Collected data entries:

Start of Block

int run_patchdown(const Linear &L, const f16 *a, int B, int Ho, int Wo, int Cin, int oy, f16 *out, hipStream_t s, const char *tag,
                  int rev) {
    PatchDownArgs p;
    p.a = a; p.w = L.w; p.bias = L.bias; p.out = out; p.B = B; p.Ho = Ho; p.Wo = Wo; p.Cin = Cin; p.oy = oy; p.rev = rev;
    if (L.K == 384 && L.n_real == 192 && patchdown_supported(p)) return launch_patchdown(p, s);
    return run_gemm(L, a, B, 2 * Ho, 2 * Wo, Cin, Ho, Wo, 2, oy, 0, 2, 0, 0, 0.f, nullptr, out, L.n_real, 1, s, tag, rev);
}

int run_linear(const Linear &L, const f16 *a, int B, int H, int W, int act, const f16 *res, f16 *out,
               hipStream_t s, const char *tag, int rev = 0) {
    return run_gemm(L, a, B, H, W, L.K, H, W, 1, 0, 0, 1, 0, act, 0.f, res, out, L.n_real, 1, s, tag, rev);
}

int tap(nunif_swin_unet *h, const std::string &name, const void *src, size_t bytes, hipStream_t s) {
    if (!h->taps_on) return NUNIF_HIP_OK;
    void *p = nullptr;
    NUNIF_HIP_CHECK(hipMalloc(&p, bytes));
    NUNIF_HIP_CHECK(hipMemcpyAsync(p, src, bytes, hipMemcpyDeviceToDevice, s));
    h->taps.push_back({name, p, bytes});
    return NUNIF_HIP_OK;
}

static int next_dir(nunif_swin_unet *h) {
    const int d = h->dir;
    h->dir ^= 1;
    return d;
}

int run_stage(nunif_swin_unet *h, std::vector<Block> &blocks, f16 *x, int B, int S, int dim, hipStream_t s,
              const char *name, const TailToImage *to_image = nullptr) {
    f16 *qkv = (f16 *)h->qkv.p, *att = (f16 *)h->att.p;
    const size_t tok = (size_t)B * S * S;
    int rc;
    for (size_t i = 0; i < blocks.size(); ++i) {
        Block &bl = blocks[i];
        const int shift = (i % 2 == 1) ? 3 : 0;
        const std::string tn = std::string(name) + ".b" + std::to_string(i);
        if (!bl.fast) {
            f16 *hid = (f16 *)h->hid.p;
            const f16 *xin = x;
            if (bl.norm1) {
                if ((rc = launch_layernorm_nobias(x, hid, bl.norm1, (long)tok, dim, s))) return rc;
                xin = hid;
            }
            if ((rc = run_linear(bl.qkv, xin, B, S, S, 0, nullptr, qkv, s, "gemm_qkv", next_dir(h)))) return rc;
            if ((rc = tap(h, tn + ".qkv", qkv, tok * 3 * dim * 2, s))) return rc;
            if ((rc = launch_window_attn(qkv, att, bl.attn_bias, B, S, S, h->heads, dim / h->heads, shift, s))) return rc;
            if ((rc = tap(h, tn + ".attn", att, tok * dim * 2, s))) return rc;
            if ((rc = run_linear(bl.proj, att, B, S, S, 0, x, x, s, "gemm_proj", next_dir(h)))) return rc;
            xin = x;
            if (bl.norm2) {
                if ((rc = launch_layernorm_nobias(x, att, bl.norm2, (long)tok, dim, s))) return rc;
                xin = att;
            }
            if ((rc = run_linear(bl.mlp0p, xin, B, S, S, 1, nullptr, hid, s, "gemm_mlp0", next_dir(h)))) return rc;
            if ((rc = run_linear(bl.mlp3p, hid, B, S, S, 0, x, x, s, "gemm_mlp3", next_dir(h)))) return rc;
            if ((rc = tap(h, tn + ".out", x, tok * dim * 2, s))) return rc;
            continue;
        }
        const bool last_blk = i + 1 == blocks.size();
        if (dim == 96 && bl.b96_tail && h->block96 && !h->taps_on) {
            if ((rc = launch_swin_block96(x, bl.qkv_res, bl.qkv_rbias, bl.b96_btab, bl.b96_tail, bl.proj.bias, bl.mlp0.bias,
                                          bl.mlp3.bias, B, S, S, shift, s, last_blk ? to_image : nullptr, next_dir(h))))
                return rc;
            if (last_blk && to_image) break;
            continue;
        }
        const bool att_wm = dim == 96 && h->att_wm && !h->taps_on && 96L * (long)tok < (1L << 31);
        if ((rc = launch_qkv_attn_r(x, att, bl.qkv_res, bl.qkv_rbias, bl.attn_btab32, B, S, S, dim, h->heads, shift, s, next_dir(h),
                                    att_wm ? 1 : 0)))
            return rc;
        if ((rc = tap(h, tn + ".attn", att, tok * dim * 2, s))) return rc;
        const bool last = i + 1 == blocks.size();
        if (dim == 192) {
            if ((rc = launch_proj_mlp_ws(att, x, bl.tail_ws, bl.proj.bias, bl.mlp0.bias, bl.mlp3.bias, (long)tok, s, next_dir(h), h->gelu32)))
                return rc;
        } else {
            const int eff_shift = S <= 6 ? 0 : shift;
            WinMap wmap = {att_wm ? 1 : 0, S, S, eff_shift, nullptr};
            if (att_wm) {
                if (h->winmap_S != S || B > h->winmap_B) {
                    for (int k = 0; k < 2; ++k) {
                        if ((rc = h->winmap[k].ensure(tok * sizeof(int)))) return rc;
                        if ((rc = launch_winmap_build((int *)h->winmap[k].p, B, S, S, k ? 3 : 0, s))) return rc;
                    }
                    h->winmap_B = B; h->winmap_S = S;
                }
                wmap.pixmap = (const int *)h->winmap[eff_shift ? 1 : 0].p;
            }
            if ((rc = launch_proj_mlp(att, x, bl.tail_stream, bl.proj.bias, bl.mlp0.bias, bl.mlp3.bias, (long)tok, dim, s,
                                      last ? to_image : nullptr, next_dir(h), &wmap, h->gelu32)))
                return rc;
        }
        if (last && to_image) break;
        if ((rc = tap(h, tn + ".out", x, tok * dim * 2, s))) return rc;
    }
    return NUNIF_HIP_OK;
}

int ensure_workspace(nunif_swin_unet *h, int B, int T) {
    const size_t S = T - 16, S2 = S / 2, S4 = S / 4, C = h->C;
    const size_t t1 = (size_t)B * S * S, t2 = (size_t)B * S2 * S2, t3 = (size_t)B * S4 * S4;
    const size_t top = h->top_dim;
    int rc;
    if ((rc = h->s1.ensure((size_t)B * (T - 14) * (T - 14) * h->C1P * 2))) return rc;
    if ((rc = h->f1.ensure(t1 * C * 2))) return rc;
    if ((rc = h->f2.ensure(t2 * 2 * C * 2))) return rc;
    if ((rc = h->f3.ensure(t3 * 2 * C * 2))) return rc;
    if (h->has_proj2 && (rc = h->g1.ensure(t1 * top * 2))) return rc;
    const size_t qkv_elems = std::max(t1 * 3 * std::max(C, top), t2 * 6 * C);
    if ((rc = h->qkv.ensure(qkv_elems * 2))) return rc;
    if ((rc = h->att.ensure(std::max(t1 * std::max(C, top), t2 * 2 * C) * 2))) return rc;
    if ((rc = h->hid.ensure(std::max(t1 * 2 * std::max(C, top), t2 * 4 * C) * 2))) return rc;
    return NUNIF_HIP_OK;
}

End of Block
Start of Block

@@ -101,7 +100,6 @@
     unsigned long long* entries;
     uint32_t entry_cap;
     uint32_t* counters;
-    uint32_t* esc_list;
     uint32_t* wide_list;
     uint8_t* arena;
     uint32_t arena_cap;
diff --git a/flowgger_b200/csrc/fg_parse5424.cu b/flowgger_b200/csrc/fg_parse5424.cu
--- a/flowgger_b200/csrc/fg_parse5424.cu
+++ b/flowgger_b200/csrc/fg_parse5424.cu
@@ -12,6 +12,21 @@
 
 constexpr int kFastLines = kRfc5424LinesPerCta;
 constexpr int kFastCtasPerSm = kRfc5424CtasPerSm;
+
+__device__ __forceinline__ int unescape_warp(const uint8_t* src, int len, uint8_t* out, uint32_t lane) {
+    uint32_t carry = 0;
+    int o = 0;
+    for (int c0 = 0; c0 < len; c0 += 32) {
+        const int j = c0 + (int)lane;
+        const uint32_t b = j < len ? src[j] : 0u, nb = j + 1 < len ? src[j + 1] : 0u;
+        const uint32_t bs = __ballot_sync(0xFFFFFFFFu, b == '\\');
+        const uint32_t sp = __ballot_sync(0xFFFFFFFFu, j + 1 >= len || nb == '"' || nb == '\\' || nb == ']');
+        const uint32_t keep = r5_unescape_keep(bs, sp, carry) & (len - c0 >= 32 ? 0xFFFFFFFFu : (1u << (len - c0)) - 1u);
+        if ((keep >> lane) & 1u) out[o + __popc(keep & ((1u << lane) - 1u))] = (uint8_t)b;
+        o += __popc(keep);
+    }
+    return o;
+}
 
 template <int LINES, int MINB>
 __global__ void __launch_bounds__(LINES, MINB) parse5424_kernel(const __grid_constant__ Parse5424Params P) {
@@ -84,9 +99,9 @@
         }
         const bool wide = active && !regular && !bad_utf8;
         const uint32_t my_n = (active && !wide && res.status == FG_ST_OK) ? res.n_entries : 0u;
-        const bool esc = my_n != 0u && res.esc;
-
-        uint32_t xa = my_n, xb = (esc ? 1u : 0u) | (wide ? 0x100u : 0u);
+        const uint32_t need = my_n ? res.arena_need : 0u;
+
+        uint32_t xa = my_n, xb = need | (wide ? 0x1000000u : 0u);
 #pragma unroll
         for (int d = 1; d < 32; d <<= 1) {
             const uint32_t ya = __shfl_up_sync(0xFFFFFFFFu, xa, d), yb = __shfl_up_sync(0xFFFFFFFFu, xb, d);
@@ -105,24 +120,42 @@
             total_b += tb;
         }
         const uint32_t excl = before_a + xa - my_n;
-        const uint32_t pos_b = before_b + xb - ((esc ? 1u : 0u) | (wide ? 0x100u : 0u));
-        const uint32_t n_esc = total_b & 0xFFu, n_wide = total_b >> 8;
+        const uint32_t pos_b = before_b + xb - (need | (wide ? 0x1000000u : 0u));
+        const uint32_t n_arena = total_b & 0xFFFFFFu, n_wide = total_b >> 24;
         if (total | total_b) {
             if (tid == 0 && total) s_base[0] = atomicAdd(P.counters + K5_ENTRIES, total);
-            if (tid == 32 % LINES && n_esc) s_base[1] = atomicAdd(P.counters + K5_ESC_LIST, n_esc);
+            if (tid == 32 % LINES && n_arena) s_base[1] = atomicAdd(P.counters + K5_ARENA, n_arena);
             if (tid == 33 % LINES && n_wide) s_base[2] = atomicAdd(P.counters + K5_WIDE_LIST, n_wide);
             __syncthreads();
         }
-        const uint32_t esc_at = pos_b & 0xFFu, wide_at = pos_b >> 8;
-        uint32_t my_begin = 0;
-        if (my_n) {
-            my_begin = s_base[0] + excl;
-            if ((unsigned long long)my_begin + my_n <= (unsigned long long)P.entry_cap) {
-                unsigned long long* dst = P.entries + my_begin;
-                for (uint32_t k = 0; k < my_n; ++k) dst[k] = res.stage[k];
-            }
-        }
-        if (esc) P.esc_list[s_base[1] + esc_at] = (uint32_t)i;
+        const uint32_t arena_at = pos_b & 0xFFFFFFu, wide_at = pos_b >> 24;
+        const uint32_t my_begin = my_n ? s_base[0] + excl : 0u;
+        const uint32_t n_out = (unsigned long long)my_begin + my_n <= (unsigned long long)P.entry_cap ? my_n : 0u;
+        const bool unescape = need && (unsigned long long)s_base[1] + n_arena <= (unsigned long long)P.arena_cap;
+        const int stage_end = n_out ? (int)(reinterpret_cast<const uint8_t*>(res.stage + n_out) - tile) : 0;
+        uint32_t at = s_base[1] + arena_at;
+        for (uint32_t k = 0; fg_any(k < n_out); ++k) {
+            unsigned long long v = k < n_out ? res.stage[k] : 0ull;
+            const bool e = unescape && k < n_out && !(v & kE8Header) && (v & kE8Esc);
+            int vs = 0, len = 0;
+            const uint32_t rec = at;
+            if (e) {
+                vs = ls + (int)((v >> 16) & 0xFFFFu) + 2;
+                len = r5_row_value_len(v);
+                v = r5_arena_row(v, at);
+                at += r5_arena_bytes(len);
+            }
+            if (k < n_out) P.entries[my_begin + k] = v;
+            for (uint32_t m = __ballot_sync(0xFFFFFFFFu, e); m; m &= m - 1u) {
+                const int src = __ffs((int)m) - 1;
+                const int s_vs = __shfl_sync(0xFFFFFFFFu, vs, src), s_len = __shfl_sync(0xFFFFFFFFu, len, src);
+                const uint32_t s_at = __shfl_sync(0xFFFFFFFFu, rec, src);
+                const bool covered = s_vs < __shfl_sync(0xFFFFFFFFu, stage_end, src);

End of Block
Start of Block

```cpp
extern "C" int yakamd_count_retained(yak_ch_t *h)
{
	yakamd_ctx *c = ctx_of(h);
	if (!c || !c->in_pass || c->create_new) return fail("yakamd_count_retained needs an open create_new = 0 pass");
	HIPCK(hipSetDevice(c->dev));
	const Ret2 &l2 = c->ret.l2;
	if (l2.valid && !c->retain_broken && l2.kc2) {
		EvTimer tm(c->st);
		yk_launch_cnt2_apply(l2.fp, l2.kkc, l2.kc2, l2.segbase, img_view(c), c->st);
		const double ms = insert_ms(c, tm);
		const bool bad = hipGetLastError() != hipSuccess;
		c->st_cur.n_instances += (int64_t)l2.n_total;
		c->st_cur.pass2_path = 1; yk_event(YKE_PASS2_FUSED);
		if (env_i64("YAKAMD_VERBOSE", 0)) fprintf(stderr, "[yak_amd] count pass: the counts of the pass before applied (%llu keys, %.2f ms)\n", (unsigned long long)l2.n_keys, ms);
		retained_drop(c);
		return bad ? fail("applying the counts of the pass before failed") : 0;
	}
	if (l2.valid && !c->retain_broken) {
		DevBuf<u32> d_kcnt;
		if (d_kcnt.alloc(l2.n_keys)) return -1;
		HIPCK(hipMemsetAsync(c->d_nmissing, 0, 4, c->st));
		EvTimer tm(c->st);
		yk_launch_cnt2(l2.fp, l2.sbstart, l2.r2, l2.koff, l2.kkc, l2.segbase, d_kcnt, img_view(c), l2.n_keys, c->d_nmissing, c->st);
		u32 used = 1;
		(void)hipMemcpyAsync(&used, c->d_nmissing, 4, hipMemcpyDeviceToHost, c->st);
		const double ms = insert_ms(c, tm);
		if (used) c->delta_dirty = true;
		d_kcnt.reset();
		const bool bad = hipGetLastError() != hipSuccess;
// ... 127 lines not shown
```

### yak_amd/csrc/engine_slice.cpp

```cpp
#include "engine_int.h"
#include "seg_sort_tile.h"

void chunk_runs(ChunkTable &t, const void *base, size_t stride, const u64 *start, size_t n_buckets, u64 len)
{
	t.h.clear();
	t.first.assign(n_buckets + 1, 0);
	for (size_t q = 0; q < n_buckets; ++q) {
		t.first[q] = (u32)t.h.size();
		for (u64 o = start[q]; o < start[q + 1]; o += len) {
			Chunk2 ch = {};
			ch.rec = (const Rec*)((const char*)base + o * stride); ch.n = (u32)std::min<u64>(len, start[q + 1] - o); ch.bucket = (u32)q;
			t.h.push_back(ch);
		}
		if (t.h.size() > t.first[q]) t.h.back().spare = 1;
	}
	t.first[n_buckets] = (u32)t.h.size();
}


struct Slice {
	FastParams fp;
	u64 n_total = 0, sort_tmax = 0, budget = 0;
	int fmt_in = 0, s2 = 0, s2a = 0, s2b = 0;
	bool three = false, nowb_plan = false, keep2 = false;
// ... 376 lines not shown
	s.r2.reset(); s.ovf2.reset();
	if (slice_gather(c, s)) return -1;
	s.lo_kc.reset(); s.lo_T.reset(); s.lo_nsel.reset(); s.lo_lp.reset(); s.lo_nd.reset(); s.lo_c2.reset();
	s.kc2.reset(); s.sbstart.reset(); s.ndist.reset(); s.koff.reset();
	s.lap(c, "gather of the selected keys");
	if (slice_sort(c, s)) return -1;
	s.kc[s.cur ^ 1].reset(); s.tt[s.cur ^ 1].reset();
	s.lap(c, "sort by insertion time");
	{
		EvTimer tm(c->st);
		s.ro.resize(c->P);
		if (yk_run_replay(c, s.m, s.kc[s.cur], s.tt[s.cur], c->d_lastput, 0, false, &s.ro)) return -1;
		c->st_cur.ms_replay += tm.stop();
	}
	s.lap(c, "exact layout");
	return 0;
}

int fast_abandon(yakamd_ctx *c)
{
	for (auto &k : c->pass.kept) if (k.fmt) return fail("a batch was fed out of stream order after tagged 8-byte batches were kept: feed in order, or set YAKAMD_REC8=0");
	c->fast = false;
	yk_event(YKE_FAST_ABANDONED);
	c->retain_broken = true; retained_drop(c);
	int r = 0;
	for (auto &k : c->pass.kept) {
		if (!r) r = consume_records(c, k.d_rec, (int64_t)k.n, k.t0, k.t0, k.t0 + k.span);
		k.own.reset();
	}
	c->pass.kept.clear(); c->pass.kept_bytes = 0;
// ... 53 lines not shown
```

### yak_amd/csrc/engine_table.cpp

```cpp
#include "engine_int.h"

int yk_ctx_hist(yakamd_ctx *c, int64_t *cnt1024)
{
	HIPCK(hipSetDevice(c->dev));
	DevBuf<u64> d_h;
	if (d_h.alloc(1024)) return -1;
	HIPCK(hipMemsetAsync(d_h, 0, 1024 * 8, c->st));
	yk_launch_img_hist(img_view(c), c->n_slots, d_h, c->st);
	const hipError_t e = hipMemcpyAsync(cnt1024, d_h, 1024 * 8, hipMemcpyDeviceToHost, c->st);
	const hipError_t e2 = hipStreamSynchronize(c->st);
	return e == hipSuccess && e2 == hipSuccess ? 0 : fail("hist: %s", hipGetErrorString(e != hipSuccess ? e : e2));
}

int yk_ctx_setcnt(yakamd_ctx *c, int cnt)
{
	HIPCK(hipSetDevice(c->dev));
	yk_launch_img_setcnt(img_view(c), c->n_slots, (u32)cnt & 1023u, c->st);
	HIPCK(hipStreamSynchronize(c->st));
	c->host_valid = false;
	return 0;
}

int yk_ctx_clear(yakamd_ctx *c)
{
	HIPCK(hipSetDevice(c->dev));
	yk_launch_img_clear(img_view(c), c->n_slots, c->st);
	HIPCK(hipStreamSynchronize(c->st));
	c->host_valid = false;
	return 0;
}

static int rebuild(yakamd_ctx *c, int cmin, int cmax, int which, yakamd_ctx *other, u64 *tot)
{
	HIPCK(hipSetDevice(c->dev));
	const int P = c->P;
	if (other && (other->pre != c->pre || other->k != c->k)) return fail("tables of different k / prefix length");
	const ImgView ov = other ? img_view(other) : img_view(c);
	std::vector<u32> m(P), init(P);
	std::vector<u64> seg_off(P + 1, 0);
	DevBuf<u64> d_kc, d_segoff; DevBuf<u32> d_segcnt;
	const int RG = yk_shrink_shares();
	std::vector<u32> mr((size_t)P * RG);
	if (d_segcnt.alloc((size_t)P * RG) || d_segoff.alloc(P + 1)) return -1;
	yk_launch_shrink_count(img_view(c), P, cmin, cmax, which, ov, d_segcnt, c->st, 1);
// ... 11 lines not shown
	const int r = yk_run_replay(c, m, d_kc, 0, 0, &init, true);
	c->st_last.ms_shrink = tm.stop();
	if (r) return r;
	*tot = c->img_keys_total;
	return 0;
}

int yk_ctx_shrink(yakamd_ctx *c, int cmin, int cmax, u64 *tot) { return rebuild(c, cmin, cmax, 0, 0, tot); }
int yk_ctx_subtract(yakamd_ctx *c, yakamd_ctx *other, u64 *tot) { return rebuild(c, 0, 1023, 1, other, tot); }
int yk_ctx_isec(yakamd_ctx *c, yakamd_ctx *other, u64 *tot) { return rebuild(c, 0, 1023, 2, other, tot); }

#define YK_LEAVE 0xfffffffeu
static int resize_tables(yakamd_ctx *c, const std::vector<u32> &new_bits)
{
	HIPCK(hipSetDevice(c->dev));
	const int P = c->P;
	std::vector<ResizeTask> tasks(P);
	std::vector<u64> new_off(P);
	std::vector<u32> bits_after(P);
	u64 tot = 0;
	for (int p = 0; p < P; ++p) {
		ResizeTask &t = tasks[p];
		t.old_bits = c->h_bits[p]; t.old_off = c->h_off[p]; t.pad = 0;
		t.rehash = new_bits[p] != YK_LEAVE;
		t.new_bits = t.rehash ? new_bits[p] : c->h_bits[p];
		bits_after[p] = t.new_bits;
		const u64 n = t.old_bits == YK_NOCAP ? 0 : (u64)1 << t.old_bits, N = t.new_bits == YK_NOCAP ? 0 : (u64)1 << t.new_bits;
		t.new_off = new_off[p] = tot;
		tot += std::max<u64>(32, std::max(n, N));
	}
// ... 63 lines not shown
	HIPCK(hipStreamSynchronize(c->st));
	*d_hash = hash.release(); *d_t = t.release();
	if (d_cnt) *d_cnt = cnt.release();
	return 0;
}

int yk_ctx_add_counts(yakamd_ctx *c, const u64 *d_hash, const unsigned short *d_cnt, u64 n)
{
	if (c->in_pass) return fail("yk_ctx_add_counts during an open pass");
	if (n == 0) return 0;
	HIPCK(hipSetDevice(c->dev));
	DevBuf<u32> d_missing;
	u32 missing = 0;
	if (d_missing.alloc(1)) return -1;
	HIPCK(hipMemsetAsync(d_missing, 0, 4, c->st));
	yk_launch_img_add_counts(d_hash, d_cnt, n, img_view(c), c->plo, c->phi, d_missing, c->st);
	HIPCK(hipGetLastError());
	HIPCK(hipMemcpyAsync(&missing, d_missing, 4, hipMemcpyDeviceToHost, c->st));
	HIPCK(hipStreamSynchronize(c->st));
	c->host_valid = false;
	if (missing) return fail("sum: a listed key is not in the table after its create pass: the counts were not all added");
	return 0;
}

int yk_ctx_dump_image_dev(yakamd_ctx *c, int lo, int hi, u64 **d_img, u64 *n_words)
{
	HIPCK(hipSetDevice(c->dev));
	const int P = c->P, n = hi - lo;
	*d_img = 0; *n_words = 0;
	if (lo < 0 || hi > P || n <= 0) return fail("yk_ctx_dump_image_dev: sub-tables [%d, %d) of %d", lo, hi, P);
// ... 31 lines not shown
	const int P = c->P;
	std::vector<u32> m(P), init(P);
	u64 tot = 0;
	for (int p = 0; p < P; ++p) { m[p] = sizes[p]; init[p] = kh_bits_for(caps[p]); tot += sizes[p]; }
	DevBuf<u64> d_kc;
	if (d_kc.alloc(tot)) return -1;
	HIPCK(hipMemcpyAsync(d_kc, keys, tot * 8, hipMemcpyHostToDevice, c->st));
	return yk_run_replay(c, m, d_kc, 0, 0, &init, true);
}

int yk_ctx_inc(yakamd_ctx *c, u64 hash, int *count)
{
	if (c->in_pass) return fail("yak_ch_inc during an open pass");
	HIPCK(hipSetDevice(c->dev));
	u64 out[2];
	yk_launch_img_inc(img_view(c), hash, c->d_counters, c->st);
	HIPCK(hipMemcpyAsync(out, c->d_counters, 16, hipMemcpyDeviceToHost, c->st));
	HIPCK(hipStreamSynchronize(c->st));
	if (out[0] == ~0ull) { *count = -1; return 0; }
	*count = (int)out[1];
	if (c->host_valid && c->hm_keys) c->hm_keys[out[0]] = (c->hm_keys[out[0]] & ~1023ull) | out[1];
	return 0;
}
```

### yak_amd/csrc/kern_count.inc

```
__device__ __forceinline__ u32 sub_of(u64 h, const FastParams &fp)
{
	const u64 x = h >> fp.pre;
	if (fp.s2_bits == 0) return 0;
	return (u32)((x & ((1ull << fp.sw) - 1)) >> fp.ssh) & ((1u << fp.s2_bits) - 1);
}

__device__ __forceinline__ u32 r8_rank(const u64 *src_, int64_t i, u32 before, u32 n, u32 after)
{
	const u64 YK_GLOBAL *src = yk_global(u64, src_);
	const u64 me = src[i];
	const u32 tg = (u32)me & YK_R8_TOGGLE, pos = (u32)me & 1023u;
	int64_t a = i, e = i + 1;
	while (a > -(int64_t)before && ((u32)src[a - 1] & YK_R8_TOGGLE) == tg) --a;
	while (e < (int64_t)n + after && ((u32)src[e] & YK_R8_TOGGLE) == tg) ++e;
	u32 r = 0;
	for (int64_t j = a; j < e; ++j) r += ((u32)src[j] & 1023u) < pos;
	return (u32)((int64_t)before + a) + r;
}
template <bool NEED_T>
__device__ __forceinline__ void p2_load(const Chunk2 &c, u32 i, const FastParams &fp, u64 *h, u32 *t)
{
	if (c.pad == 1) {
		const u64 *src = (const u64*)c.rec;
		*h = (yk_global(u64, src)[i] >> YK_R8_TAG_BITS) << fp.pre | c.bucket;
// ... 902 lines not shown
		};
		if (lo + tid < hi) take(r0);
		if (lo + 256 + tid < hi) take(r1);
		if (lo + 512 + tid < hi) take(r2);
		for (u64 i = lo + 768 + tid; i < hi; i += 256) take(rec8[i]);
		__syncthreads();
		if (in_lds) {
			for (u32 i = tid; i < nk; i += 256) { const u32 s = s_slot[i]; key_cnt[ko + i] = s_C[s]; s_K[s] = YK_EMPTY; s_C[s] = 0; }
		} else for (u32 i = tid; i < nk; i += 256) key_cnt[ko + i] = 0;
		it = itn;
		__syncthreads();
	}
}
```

End of Block

▶ _Assignment_: Proceeding from the line containing "const uint32_t ya" through the line containing "if (tid == 0", transcribe the lines above exactly, both end lines included.

▶ _Answer for this exercise_:
             const uint32_t ya = __shfl_up_sync(0xFFFFFFFFu, xa, d), yb = __shfl_up_sync(0xFFFFFFFFu, xb, d);
@@ -105,24 +120,42 @@
             total_b += tb;
         }
         const uint32_t excl = before_a + xa - my_n;
-        const uint32_t pos_b = before_b + xb - ((esc ? 1u : 0u) | (wide ? 0x100u : 0u));
-        const uint32_t n_esc = total_b & 0xFFu, n_wide = total_b >> 8;
+        const uint32_t pos_b = before_b + xb - (need | (wide ? 0x1000000u : 0u));
+        const uint32_t n_arena = total_b & 0xFFFFFFu, n_wide = total_b >> 24;
         if (total | total_b) {
             if (tid == 0 && total) s_base[0] = atomicAdd(P.counters + K5_ENTRIES, total);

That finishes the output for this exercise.